Her friend immediately called the police and she told them what happened. You’d think this would be the end of it, but you’d be wrong. The police didn’t believe her. You can watch some of her police interview on Youtube. I should warn you that some of it is infuriating, such as when a police officer says, “And you allowed him to duct tape you?”
Don’t get me started.
A Vulnerable College Student
Sarah Butler was his Wheeler-Weaver’s final victim. The pretty, smart twenty-year old Sarah Butler met him through the website Tagged. She was a second-year college student at New Jersey City College. She had led her high school dance team and worked as a lifeguard at the local YMCA. She had a loving supportive family and two wonderful sisters.
She was typically an upbeat, happy-go-lucky person but was going through a rough patch. After commuting to college during her freshman year, she had been excited about living on campus. But it wasn’t going well. She and her roommates weren’t getting along and she was struggling to make friends. She had recently come home for Thanksgiving break.
Perhaps out of loneliness, she had reached out to social media. She and LilYachtRock (Wheeler-Weaver’s online screen name) connected on November 19. They had several exchanges. seeming to hit it off. She was surprised and intrigued when he offered her $500 if she would meet and have sex. Family and friends later said this was completely out of character for her and at least one text she sent LilYachtRock seemed to reflect her hesitation;
You’re not a serial killer, right?
On November 22, she took the family minivan and met up with Wheeler-Weaver. That was the last time her family saw her. Nine days later her body was discovered in a county park. She’s been strangled.
Wheeler-Weaver probably thought that was the end of yet another fun adventure. But for Sarah’s family and friends, the game was just beginning. It was called “to catch a killer.”
You Picked the Wrong Girl
Sarah’s community responded to her disappearance as if every family had a missing child. One friend handled getting the word out to the media. Her church family prayed. Another friend, who was already out searching for Sarah, found the family minivan.
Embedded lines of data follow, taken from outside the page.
__device__ __forceinline__ int sb_swz(int f) { return (f & ~3) | ((f & 3) ^ ((f >> 3) & 3)); }
template <int MT, int NT>
__global__ __launch_bounds__(512) void k_sb_wgrad(const float *__restrict__ A, int64_t lda, const float *__restrict__ B, int64_t ldb, int64_t K,
                                                  float *__restrict__ part, const float *__restrict__ A2, int64_t lda2, int M1) {
    using C = SbWgCfg<MT, NT>;
    extern __shared__ uint4 sb_lds[];
    const int tid = threadIdx.x, lane = tid & 63, wave = tid >> 6;
    const int i = lane & 31, g = lane >> 5;
    const bool on = tid < C::UNITS;
    const int rest = on ? tid / C::FQ : 0, col = 4 * (tid % C::FQ);
    const int row_in_chunk = 4 * rest;
    const bool in_a2 = A2 != nullptr && col >= M1 && col < C::M;
    const int64_t ld = in_a2 ? lda2 : (col < C::M ? lda : ldb);
    const float *src = (in_a2 ? A2 + (col - M1) : (col < C::M ? A + col : B + (col - C::M))) + row_in_chunk * ld;
    const int slot2 = 2 * ((rest >> 1) * C::COLS + col) + (rest & 1), sx = (col >> 3) & 3;
    const int wm = wave / C::WGN, wn = wave % C::WGN;
    const int64_t chunks = K / C::CR;
    const int64_t c_beg = chunks * blockIdx.x / gridDim.x, c_end = chunks * (blockIdx.x + 1) / gridDim.x;

    f32x16 acc[C::TM][C::TN];
#pragma unroll
    for (int a = 0; a < C::TM; a++)
#pragma unroll
        for (int b = 0; b < C::TN; b++)
#pragma unroll
            for (int r = 0; r < 16; r++) acc[a][b][r] = 0.f;

    float4 raw[SB_DEPTH][4];
    auto fetch = [&](float4 (&r)[4], int64_t c) {
        if (!on || c >= c_end) return;
        const float *p = src + c * C::CR * ld;
#pragma unroll
        for (int j = 0; j < 4; j++) r[j] = *(const float4 *)(p + j * ld);
    };
    auto stage = [&](const float4 (&r)[4], uint4 *img) {
        if (!on) return;
        uint2 *img2 = (uint2 *)img;
#pragma unroll
        for (int t = 0; t < 4; t++) {
            uint32_t p[3][2];
#pragma unroll
            for (int q = 0; q < 2; q++) {
                const float x0 = t == 0 ? r[2 * q].x : t == 1 ? r[2 * q].y : t == 2 ? r[2 * q].z : r[2 * q].w;
                const float x1 = t == 0 ? r[2 * q + 1].x : t == 1 ? r[2 * q + 1].y : t == 2 ? r[2 * q + 1].z : r[2 * q + 1].w;
                sb_split2(x0, x1, p[0][q], p[1][q], p[2][q]);
            }
#pragma unroll
            for (int s = 0; s < 3; s++) img2[2 * s * C::NO * C::COLS + slot2 + 2 * (t ^ sx)] = make_uint2(p[s][0], p[s][1]);
        }
    };
    auto multiply = [&](const uint4 *buf) {
        const uint4 *img = buf + g * C::COLS;
        constexpr int PS = C::NO * C::COLS;
        if constexpr (C::TN <= C::TM) {
            uint4 b[C::TN][3];
#pragma unroll
            for (int nt = 0; nt < C::TN; nt++) {
                const int f = sb_swz(C::M + 32 * (wn * C::TN + nt) + i);
#pragma unroll
                for (int s = 0; s < 3; s++) b[nt][s] = img[s * PS + f];
            }
#pragma unroll
            for (int mt = 0; mt < C::TM; mt++) {
                const int f = sb_swz(32 * (wm * C::TM + mt) + i);
                uint4 a[3];
#pragma unroll
                for (int s = 0; s < 3; s++) a[s] = img[s * PS + f];
#pragma unroll
                for (int nt = 0; nt < C::TN; nt++) acc[mt][nt] = sb_mma6_32(a, b[nt], acc[mt][nt]);
            }
        } else {
            uint4 a[C::TM][3];
#pragma unroll
            for (int mt = 0; mt < C::TM; mt++) {
                const int f = sb_swz(32 * (wm * C::TM + mt) + i);
#pragma unroll
                for (int s = 0; s < 3; s++) a[mt][s] = img[s * PS + f];
            }
#pragma unroll
            for (int nt = 0; nt < C::TN; nt++) {
                const int f = sb_swz(C::M + 32 * (wn * C::TN + nt) + i);
                uint4 b[3];
#pragma unroll
                for (int s = 0; s < 3; s++) b[s] = img[s * PS + f];
#pragma unroll
                for (int mt = 0; mt < C::TM; mt++) acc[mt][nt] = sb_mma6_32(a[mt], b, acc[mt][nt]);
            }
        }
    };
#pragma unroll
    for (int d = 0; d < SB_DEPTH; d++) fetch(raw[d], c_beg + d);
    if (c_beg < c_end) {
        stage(raw[0], sb_lds);
        fetch(raw[0], c_beg + SB_DEPTH);
    }
    lds_barrier();
    for (int64_t c = c_beg; c < c_end; c += SB_DEPTH) {
#pragma unroll
        for (int d = 0; d < SB_DEPTH; d++) {
            const int64_t cc = c + d;
            if (cc >= c_end) break;
            uint4 *cur = sb_lds + (d & 1) * C::IMG, *nxt = sb_lds + ((d + 1) & 1) * C::IMG;
            if (wave < 4) {
                if (cc + 1 < c_end) stage(raw[(d + 1) % SB_DEPTH], nxt);
                fetch(raw[(d + 1) % SB_DEPTH], cc + 1 + SB_DEPTH);
                multiply(cur);
            } else {
                multiply(cur);
                if (cc + 1 < c_end) stage(raw[(d + 1) % SB_DEPTH], nxt);
                fetch(raw[(d + 1) % SB_DEPTH], cc + 1 + SB_DEPTH);
            }
            lds_barrier();
        }
    }
    if (blockIdx.x == gridDim.x - 1 && (K % C::CR)) {
        float4 r[4];
#pragma unroll
        for (int j = 0; j < 4; j++)
            r[j] = (on && chunks * C::CR + row_in_chunk + j < K) ? *(const float4 *)(src + (chunks * C::CR + j) * ld) : make_float4(0.f, 0.f, 0.f, 0.f);
        stage(r, sb_lds);
        lds_barrier();
        multiply(sb_lds);
    }
    float *po = part + (size_t)blockIdx.x * C::M * C::N + (size_t)(32 * wm * C::TM + 4 * g) * C::N + 32 * wn * C::TN + i;
#pragma unroll
    for (int mt = 0; mt < C::TM; mt++)
#pragma unroll
        for (int r = 0; r < 16; r++)
#pragma unroll
            for (int nt = 0; nt < C::TN; nt++) po[(size_t)(32 * mt + 8 * (r / 4) + (r % 4)) * C::N + 32 * nt] = acc[mt][nt][r];
}


struct NbrArgs {
    int R, P, E, T, relu;
    int64_t za_es, za_ts, zc_es, zc_ts;
    int64_t adj_rs;
    int64_t out_ld;
};
struct NbrJobs { mo_nbr_job j[MO_NBR_MAX_JOBS]; };
template <int PT>
__global__ void k_nbr_mean(NbrArgs a, NbrJobs jobs, const float *__restrict__ adj) {
    const mo_nbr_job &job = jobs.j[blockIdx.y];
    const float *__restrict__ za = job.z_actor, *__restrict__ zc = job.z_critic, *__restrict__ bias = job.bias;
    float *__restrict__ out_a = job.out_actor, *__restrict__ out_c = job.out_critic;
    const int P = a.P, E = a.E, f = threadIdx.x, lane = threadIdx.x & 63;
    const float bf = bias ? bias[f] : 0.f;
    const float inv_p = 1.f / fmaxf((float)P, 1e-12f);
    for (int r = blockIdx.x; r < a.R; r += gridDim.x) {
        const int n = r / a.T, t = r - n * a.T;
        if (out_a) {
            const float *zr = za + (size_t)n * a.za_es + (size_t)t * a.za_ts;
            float z[PT];
#pragma unroll
            for (int j = 0; j < PT; j++) z[j] = j < P ? zr[(size_t)j * E + f] : 0.f;
            float w = 0.f;
            if (P * P <= 64) {
                const float av = lane < P * P ? adj[(size_t)r * a.adj_rs + lane] : 0.f;
                const int li = lane / P < P ? lane / P : P - 1;
                float nrm = 0.f;
                for (int j = 0; j < P; j++) nrm += fabsf(__shfl(av, li * P + j));
                w = av / fmaxf(nrm, 1e-12f);
            }
#pragma unroll
            for (int i = 0; i < PT; i++)
                if (i < P) {
                    float acc = 0.f;
                    if (P * P <= 64) {
#pragma unroll
                        for (int j = 0; j < PT; j++)
                            if (j < P) acc = __builtin_fmaf(rl_f(w, i * P + j), z[j], acc);
                    } else {
                        const float *ar = adj + (size_t)r * a.adj_rs + (size_t)i * P;
                        float nrm = 0.f;
                        for (int j = 0; j < P; j++) nrm += fabsf(ar[j]);
                        nrm = fmaxf(nrm, 1e-12f);
#pragma unroll
                        for (int j = 0; j < PT; j++)
                            if (j < P) acc = __builtin_fmaf(ar[j] / nrm, z[j], acc);
                    }
                    acc += bf;
                    out_a[((size_t)r * P + i) * a.out_ld + f] = a.relu ? fmaxf(acc, 0.f) : acc;
                }
        }
        if (out_c) {
            const float *zr = zc + (size_t)n * a.zc_es + (size_t)t * a.zc_ts;
            float acc = 0.f;
#pragma unroll
            for (int j = 0; j < PT; j++)
                if (j < P) acc = __builtin_fmaf(inv_p, zr[(size_t)j * E + f], acc);
            acc += bf;
            acc = a.relu ? fmaxf(acc, 0.f) : acc;
            for (int i = 0; i < P; i++) out_c[((size_t)r * P + i) * a.out_ld + f] = acc;
        }
    }
}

And Sarah’s sister and friends began some online sleuthing. They hacked into Sarah’s personal computer. It didn’t take them long to find the trail of messages from Sarah and LilYachtRock and vice versa. But how could they find out his real name?
Putting their heads together, they created a fake profile similar to Sarah’s. One, they hoped, that might lure this catfish into a trap. He bit. Ten ten days later, when Wheeler-Weaver arrived at a prescheduled location in anticipation of another sexual rendezvous (and probable murder), police arrested him.
The Bottom Line
I don’t know if it was Wheeler-Weaver’s arrogance or disregard for victims, but he made little attempt to get rid of a ton of incriminating evidence. He left behind inflammatory Google search histories on topics such as ‘date-rape drugs’ and ‘how to make homemade poisons to kill humans’. His call logs showed he was the last person to speak to Joanne Brown before she disappeared and location tracking technology put him in the same house where Robin West’s burned body was found. A search of his home turned up two cellphones on the nightstand beside his bed, and a third hidden under his mattress.
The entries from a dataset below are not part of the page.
template <class TAIL>
static __global__ __launch_bounds__(512) void gemm_f16_gn_panel_kernel(GemmGnPanelArgs a, TAIL tail) {
  extern __shared__ __attribute__((aligned(16))) char smem_dyn[];
  char *smem = smem_dyn;
  const int tid = threadIdx.x, lane = tid & 63, wave = __builtin_amdgcn_readfirstlane(tid >> 6);
  const int np = a.N >> 6, nitems = a.ns * np, xcd = blockIdx.x & 7, idx = blockIdx.x >> 3;
  const int i0 = (int)((long long)nitems * xcd >> 3), i1 = (int)((long long)nitems * (xcd + 1) >> 3);
  if (idx >= i1 - i0) return;
  const int item = i0 + idx, s = item / np, n0 = (item - s * np) << 6;
  const int T = a.seq_len[s], r0 = a.seq_start[s];
  const int KT = a.K >> 6, fr = lane & 15, fq = lane >> 4;
  const int rb = wave * 112 + (lane >> 3), lda2 = a.lda * 2;
  const unsigned coloff = (unsigned)(((lane & 7) ^ lds_swz(lane >> 3)) << 4);
  const char *aseg = (const char *)(a.A + (size_t)r0 * a.lda);
  const size_t wstride = (size_t)(a.K >> 5) * 512;
  const __half *wsrc = a.Wf + (size_t)((n0 >> 4) + (wave & 3)) * wstride + (wave >> 2) * 512 + lane * 8;
  char *wring = smem + GEMM_GN_PANEL_LDS;
  const unsigned wfb = (unsigned)(size_t)(lptr_t)wring + lane * 16;
  const unsigned lds0 = (unsigned)(size_t)(lptr_t)smem + wave * 7 * 2048;
  const unsigned fb0 = lds0 + lds_off(fr, fq), fb1 = lds0 + lds_off(fr, 4 + fq);
  floatx4 acc[7][4];
#pragma unroll
  for (int i = 0; i < 7; i++)
#pragma unroll
    for (int j = 0; j < 4; j++) acc[i][j] = (floatx4){0.f, 0.f, 0.f, 0.f};
  auto dma = [&](int t) {
    const char *ab = aseg + (t << 7);
    int rbv = rb;
    asm volatile("" : "+v"(rbv));
#pragma unroll
    for (int i = 0; i < 14; i++) {
      const unsigned off = (unsigned)(min(rbv + 8 * i, T - 1) * lda2) + coloff;
      __builtin_amdgcn_global_load_lds((gptr_t)(ab + off), (lptr_t)(smem + (wave * 14 + i) * 1024), 16, 0, 0);
    }
  };
  auto wdma = [&](int t) { __builtin_amdgcn_global_load_lds((gptr_t)(wsrc + (size_t)t * 1024), (lptr_t)(wring + ((t & 1) << 13) + wave * 1024), 16, 0, 0); };
  auto step = [&](int t, auto last_c) {
    constexpr bool LAST = decltype(last_c)::value;
    asm volatile("s_waitcnt vmcnt(1)" ::: "memory");
    half8 af[2][7], w[2][4];
    gnp_lds_read<0 * 2048>(af[0][0], fb0);
    gnp_lds_read<1 * 2048>(af[0][1], fb0);
    gnp_lds_read<2 * 2048>(af[0][2], fb0);
    gnp_lds_read<3 * 2048>(af[0][3], fb0);
    gnp_lds_read<4 * 2048>(af[0][4], fb0);
    gnp_lds_read<5 * 2048>(af[0][5], fb0);
    gnp_lds_read<6 * 2048>(af[0][6], fb0);
    gnp_lds_read<0 * 2048>(af[1][0], fb1);
    gnp_lds_read<1 * 2048>(af[1][1], fb1);
    gnp_lds_read<2 * 2048>(af[1][2], fb1);
    gnp_lds_read<3 * 2048>(af[1][3], fb1);
    gnp_lds_read<4 * 2048>(af[1][4], fb1);
    gnp_lds_read<5 * 2048>(af[1][5], fb1);
    gnp_lds_read<6 * 2048>(af[1][6], fb1);
    asm volatile("s_waitcnt lgkmcnt(0)"
                 : "+v"(af[0][0]), "+v"(af[0][1]), "+v"(af[0][2]), "+v"(af[0][3]), "+v"(af[0][4]), "+v"(af[0][5]), "+v"(af[0][6]), "+v"(af[1][0]), "+v"(af[1][1]),
                   "+v"(af[1][2]), "+v"(af[1][3]), "+v"(af[1][4]), "+v"(af[1][5]), "+v"(af[1][6])
                 :
                 : "memory");
    if (!LAST) dma(t + 1);
    if (LAST) asm volatile("s_waitcnt vmcnt(0)" ::: "memory");
    else asm volatile("s_waitcnt vmcnt(14)" ::: "memory");
    __builtin_amdgcn_s_barrier();
    asm volatile("" ::: "memory");
    if (!LAST) wdma(t + 1);
    const unsigned wf = wfb + ((t & 1) << 13);
    gnp_lds_read<0 * 1024>(w[0][0], wf);
    gnp_lds_read<1 * 1024>(w[0][1], wf);
    gnp_lds_read<2 * 1024>(w[0][2], wf);
    gnp_lds_read<3 * 1024>(w[0][3], wf);
    gnp_lds_read<4 * 1024>(w[1][0], wf);
    gnp_lds_read<5 * 1024>(w[1][1], wf);
    gnp_lds_read<6 * 1024>(w[1][2], wf);
    gnp_lds_read<7 * 1024>(w[1][3], wf);
    asm volatile("s_waitcnt lgkmcnt(0)" : "+v"(w[0][0]), "+v"(w[0][1]), "+v"(w[0][2]), "+v"(w[0][3]), "+v"(w[1][0]), "+v"(w[1][1]), "+v"(w[1][2]), "+v"(w[1][3]) : : "memory");
    __builtin_amdgcn_sched_barrier(0);
#pragma unroll
    for (int ks = 0; ks < 2; ks++)
#pragma unroll
      for (int i = 0; i < 7; i++)
#pragma unroll
        for (int j = 0; j < 4; j++) acc[i][j] = __builtin_amdgcn_mfma_f32_16x16x32_f16(w[ks][j], af[ks][i], acc[i][j], 0, 0, 0);
  };
  dma(0);
  wdma(0);
  for (int t = 0; t + 1 < KT; t++) step(t, std::false_type{});
  step(KT - 1, std::true_type{});
  const bool hb = a.bias != nullptr;
  const float *bp = hb ? a.bias : (const float *)a.Wf;
  float4 b4[4];
#pragma unroll
  for (int j = 0; j < 4; j++) b4[j] = *(const float4 *)(bp + n0 + j * 16 + fq * 4);
#pragma unroll
  for (int j = 0; j < 4; j++) b4[j] = hb ? b4[j] : make_float4(0.f, 0.f, 0.f, 0.f);
#pragma unroll
  for (int gi = 0; gi < 2; gi++) {
#pragma unroll
    for (int i = 0; i < 7; i++) {
      const int row = (wave * 7 + i) * 16 + fr;
#pragma unroll
      for (int jj = 0; jj < 2; jj++) {
        const int j = gi * 2 + jj;
        *(float4 *)(smem + gnp_panel_f4(row, jj * 4 + fq)) = make_float4(acc[i][j][0] + b4[j].x, acc[i][j][1] + b4[j].y, acc[i][j][2] + b4[j].z, acc[i][j][3] + b4[j].w);
      }
    }
    __syncthreads();
    tail(a, s, T, r0, n0 + gi * 32, smem);
  }
}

But those are the details that got him convicted. His biggest mistake was his belief that just because some people might be lonely or struggling with mental illness or living on the streets or engaging in sex work, they don’t have friends and family who care about them. Just because someone might have problems doesn’t mean they don’t have courage.
In 2019, Wheeler-Weaver was convicted of three counts of first degree murder, one attempted murder, and numerous other felonies. On Wednesday, October 7, 2021, he was sentenced to one-hundred and sixty years. Tiffany Taylor was the star witness.